- **Exercise requirements**: List all lines of the data containing the word "chunks".

::: Entries supplied

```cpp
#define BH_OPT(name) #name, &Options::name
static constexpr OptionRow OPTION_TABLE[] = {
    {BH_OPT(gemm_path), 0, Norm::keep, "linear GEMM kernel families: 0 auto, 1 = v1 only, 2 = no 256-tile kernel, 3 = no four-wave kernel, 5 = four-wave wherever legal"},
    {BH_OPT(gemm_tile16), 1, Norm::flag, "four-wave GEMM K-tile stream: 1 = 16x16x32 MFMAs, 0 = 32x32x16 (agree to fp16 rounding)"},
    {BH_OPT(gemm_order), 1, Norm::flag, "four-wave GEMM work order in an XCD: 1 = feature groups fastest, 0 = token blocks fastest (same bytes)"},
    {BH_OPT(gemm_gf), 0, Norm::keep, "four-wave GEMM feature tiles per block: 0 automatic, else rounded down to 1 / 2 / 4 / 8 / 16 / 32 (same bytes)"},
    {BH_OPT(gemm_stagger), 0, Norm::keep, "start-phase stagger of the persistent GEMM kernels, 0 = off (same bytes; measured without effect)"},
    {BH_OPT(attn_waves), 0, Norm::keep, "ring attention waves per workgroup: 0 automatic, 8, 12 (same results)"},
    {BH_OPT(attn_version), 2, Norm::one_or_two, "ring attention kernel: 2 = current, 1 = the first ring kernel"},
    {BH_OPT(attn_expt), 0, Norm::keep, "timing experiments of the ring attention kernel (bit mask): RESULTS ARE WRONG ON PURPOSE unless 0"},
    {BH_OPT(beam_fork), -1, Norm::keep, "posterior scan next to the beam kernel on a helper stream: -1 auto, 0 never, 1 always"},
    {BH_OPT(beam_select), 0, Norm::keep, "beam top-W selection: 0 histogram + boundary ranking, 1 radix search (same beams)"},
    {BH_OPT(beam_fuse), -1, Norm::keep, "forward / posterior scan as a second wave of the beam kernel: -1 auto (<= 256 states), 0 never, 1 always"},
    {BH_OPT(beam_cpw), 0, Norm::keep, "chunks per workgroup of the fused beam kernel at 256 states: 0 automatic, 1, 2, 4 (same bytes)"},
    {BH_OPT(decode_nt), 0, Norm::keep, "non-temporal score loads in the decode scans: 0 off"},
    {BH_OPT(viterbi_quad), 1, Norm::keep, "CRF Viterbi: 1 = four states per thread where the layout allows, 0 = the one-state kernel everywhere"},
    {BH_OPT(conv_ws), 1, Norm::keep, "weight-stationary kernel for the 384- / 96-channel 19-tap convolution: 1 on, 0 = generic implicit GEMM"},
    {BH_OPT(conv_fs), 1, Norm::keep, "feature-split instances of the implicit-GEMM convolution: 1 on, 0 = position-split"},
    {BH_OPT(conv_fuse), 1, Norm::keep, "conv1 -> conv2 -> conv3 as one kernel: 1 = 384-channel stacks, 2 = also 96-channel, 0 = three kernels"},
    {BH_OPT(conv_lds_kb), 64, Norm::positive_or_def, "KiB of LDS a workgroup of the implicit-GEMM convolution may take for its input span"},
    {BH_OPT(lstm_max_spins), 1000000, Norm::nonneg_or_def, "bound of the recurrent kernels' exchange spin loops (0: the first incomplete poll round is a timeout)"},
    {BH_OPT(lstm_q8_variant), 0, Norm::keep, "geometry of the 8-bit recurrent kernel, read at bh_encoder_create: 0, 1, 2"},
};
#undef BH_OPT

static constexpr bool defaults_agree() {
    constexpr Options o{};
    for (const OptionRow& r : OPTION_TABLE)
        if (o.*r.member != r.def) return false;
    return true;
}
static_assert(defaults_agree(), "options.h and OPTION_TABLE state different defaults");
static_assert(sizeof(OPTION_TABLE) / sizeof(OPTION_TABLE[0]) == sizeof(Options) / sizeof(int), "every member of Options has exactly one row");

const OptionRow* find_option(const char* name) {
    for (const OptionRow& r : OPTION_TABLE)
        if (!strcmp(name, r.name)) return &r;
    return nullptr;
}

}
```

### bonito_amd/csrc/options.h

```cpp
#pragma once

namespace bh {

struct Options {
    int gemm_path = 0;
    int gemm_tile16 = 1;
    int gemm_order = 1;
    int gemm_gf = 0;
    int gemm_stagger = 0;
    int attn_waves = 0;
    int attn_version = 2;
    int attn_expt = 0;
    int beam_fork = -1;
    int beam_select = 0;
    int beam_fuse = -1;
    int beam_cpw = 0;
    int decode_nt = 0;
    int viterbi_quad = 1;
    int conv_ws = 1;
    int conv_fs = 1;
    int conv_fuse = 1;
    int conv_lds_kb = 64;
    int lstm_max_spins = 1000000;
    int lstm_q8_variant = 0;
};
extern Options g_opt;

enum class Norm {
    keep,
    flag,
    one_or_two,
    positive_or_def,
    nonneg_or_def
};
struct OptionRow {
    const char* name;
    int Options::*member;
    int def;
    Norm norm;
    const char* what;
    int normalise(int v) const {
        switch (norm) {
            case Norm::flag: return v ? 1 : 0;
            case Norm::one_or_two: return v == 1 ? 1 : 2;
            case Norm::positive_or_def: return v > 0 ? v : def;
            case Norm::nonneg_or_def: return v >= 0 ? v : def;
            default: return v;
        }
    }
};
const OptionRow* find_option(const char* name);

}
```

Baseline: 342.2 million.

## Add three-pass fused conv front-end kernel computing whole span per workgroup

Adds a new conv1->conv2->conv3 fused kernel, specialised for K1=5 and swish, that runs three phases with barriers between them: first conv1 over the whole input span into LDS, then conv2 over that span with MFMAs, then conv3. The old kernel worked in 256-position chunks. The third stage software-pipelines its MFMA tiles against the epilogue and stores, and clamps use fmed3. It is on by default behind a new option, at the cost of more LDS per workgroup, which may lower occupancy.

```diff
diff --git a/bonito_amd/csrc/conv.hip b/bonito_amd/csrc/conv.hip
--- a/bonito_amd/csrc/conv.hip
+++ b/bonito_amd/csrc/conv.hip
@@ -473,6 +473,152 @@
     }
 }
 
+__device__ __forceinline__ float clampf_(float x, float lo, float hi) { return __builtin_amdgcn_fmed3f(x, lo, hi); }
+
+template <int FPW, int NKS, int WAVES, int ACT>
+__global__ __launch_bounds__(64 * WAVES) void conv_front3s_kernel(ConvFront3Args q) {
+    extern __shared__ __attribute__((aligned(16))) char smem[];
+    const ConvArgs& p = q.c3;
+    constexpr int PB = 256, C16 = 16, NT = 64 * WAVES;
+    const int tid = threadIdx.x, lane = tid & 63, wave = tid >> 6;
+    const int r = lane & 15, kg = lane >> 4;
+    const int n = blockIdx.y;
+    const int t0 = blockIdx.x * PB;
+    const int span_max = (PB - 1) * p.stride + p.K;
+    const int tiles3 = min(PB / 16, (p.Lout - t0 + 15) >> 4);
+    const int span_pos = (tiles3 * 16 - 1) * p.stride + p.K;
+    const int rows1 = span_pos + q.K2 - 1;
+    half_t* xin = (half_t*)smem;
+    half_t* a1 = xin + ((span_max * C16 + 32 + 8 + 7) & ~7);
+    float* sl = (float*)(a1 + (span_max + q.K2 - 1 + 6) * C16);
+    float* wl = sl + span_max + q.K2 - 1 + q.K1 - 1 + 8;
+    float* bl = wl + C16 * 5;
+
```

::::::
::: Entries supplied

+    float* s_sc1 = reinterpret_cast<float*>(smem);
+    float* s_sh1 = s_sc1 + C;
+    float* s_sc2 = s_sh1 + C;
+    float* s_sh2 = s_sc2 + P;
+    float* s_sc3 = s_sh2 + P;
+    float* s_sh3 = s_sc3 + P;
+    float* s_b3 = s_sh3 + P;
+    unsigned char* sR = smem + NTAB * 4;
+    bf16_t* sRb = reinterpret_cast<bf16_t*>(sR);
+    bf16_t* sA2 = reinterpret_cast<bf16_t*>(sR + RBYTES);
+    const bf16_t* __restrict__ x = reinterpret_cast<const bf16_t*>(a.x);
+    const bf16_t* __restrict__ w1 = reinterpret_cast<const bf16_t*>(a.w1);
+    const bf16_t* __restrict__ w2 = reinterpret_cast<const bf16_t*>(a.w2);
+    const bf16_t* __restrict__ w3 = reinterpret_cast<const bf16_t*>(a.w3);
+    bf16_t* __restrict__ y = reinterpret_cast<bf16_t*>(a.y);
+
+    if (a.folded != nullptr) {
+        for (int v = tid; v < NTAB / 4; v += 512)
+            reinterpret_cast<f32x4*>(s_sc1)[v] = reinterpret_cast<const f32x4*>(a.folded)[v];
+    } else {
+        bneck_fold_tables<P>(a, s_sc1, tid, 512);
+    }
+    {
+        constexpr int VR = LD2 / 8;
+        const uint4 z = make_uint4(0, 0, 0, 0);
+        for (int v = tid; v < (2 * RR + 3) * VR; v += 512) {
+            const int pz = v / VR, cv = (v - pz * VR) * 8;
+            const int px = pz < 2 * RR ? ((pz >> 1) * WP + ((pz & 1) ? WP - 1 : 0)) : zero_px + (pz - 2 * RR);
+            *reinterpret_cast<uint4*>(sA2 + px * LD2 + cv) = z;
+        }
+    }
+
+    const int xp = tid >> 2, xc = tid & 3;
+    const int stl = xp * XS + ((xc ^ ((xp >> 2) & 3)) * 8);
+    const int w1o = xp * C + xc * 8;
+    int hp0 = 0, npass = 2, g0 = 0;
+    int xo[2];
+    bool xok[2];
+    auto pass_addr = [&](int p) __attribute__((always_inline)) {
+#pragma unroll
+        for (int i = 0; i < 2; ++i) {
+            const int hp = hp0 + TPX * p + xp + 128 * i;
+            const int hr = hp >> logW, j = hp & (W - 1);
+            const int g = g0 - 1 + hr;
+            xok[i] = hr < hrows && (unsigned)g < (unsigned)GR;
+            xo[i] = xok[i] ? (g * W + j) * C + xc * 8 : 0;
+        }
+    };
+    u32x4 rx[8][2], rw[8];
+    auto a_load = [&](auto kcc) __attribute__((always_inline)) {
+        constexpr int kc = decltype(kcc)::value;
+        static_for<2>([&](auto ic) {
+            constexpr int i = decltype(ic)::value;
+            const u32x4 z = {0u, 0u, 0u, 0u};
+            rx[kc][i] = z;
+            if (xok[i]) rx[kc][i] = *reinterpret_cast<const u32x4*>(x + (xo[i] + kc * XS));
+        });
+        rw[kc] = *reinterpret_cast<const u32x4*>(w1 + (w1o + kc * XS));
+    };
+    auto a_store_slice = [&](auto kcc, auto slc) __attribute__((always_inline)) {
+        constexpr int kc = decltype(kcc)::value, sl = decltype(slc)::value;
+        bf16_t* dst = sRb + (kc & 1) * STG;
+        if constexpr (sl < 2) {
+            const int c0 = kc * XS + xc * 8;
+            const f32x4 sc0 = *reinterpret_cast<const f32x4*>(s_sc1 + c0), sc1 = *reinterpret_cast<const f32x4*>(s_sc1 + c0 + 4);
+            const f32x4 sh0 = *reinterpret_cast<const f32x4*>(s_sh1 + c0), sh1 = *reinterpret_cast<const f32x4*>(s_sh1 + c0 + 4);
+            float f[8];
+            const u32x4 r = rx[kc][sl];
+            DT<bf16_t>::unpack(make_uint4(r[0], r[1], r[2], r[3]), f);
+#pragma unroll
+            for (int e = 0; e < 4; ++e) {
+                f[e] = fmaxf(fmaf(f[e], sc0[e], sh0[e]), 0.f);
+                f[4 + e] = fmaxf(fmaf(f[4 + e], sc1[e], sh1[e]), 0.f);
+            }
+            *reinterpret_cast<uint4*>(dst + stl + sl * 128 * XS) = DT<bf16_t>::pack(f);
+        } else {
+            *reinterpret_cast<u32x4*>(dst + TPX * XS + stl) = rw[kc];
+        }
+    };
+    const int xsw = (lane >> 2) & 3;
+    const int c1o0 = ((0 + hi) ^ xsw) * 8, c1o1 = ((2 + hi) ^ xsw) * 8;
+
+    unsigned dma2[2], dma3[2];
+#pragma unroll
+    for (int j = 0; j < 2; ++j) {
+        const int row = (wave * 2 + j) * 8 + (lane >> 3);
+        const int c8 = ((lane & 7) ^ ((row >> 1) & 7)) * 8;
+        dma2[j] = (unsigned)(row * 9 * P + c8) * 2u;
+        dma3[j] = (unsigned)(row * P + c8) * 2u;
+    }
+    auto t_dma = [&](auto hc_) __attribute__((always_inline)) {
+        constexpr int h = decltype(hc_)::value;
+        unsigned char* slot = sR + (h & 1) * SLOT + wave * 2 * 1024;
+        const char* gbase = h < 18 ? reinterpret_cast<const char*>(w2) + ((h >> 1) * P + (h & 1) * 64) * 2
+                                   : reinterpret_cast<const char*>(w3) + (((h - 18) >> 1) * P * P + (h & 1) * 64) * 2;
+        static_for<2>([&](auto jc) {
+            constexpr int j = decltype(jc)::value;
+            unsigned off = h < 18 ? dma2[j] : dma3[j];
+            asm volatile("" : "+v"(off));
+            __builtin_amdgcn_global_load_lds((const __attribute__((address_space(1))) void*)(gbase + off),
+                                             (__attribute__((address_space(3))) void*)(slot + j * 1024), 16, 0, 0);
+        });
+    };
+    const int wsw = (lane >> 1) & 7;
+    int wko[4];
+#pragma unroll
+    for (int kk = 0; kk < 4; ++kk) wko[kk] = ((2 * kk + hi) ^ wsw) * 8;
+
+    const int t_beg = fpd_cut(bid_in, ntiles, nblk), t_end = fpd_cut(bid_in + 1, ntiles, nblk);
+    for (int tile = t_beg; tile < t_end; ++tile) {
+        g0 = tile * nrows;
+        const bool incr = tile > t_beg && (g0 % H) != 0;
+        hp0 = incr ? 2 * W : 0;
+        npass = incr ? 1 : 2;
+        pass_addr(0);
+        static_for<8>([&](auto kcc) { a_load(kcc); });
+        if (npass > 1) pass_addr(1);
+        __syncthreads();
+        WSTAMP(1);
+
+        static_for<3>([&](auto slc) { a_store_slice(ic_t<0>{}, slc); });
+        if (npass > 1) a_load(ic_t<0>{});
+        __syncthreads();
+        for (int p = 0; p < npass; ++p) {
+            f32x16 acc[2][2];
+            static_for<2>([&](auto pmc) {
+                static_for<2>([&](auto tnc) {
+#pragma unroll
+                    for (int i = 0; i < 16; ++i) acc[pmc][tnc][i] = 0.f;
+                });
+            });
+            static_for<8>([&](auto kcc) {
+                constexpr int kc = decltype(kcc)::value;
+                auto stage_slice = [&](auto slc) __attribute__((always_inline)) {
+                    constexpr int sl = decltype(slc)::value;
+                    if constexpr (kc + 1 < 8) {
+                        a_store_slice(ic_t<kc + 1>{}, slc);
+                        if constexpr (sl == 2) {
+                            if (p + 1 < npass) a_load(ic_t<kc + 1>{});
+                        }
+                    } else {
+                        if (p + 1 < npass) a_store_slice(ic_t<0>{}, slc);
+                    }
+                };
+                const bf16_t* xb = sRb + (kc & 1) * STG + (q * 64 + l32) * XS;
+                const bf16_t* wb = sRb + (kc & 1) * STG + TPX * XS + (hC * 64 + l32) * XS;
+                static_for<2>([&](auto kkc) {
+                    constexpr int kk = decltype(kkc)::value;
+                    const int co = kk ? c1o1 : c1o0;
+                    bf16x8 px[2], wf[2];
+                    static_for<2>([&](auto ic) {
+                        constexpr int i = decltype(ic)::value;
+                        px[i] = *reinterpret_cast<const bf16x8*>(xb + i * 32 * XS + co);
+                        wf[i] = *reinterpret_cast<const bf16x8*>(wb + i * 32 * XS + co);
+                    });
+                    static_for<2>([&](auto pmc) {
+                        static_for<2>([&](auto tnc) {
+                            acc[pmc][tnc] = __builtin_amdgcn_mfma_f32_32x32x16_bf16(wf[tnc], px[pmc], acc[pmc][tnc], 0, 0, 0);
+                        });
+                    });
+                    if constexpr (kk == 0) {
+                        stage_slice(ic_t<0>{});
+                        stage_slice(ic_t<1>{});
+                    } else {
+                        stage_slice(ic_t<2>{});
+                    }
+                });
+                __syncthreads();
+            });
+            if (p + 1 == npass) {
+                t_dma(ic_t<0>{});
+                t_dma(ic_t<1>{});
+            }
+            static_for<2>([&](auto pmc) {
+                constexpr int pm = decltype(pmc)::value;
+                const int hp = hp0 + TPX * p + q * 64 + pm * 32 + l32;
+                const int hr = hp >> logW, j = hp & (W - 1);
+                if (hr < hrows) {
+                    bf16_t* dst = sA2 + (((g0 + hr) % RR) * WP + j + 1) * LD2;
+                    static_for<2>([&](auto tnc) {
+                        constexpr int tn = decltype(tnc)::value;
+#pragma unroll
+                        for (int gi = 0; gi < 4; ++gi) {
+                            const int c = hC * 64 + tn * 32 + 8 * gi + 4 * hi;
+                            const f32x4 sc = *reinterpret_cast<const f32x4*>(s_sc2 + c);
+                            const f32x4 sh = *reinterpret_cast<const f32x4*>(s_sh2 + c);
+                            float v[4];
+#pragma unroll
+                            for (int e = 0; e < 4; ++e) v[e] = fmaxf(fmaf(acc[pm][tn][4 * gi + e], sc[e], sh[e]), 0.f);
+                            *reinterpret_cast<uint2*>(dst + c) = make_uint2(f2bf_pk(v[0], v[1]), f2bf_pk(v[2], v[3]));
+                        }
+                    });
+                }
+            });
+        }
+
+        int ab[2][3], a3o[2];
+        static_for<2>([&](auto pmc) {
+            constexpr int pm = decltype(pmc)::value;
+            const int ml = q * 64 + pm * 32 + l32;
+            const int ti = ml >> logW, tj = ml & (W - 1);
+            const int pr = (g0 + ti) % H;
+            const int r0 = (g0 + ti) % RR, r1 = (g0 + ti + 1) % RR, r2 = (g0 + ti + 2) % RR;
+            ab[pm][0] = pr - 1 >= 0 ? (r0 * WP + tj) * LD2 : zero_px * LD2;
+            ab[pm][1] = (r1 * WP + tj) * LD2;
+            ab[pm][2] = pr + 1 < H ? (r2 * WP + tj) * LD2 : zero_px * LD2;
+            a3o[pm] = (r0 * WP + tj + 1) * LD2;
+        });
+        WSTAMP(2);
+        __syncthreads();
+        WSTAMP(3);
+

::::::

- **Reply to the exercise**:
    {BH_OPT(beam_cpw), 0, Norm::keep, "chunks per workgroup of the fused beam kernel at 256 states: 0 automatic, 1, 2, 4 (same bytes)"},
Adds a new conv1->conv2->conv3 fused kernel, specialised for K1=5 and swish, that runs three phases with barriers between them: first conv1 over the whole input span into LDS, then conv2 over that span with MFMAs, then conv3. The old kernel worked in 256-position chunks. The third stage software-pipelines its MFMA tiles against the epilogue and stores, and clamps use fmed3. It is on by default behind a new option, at the cost of more LDS per workgroup, which may lower occupancy.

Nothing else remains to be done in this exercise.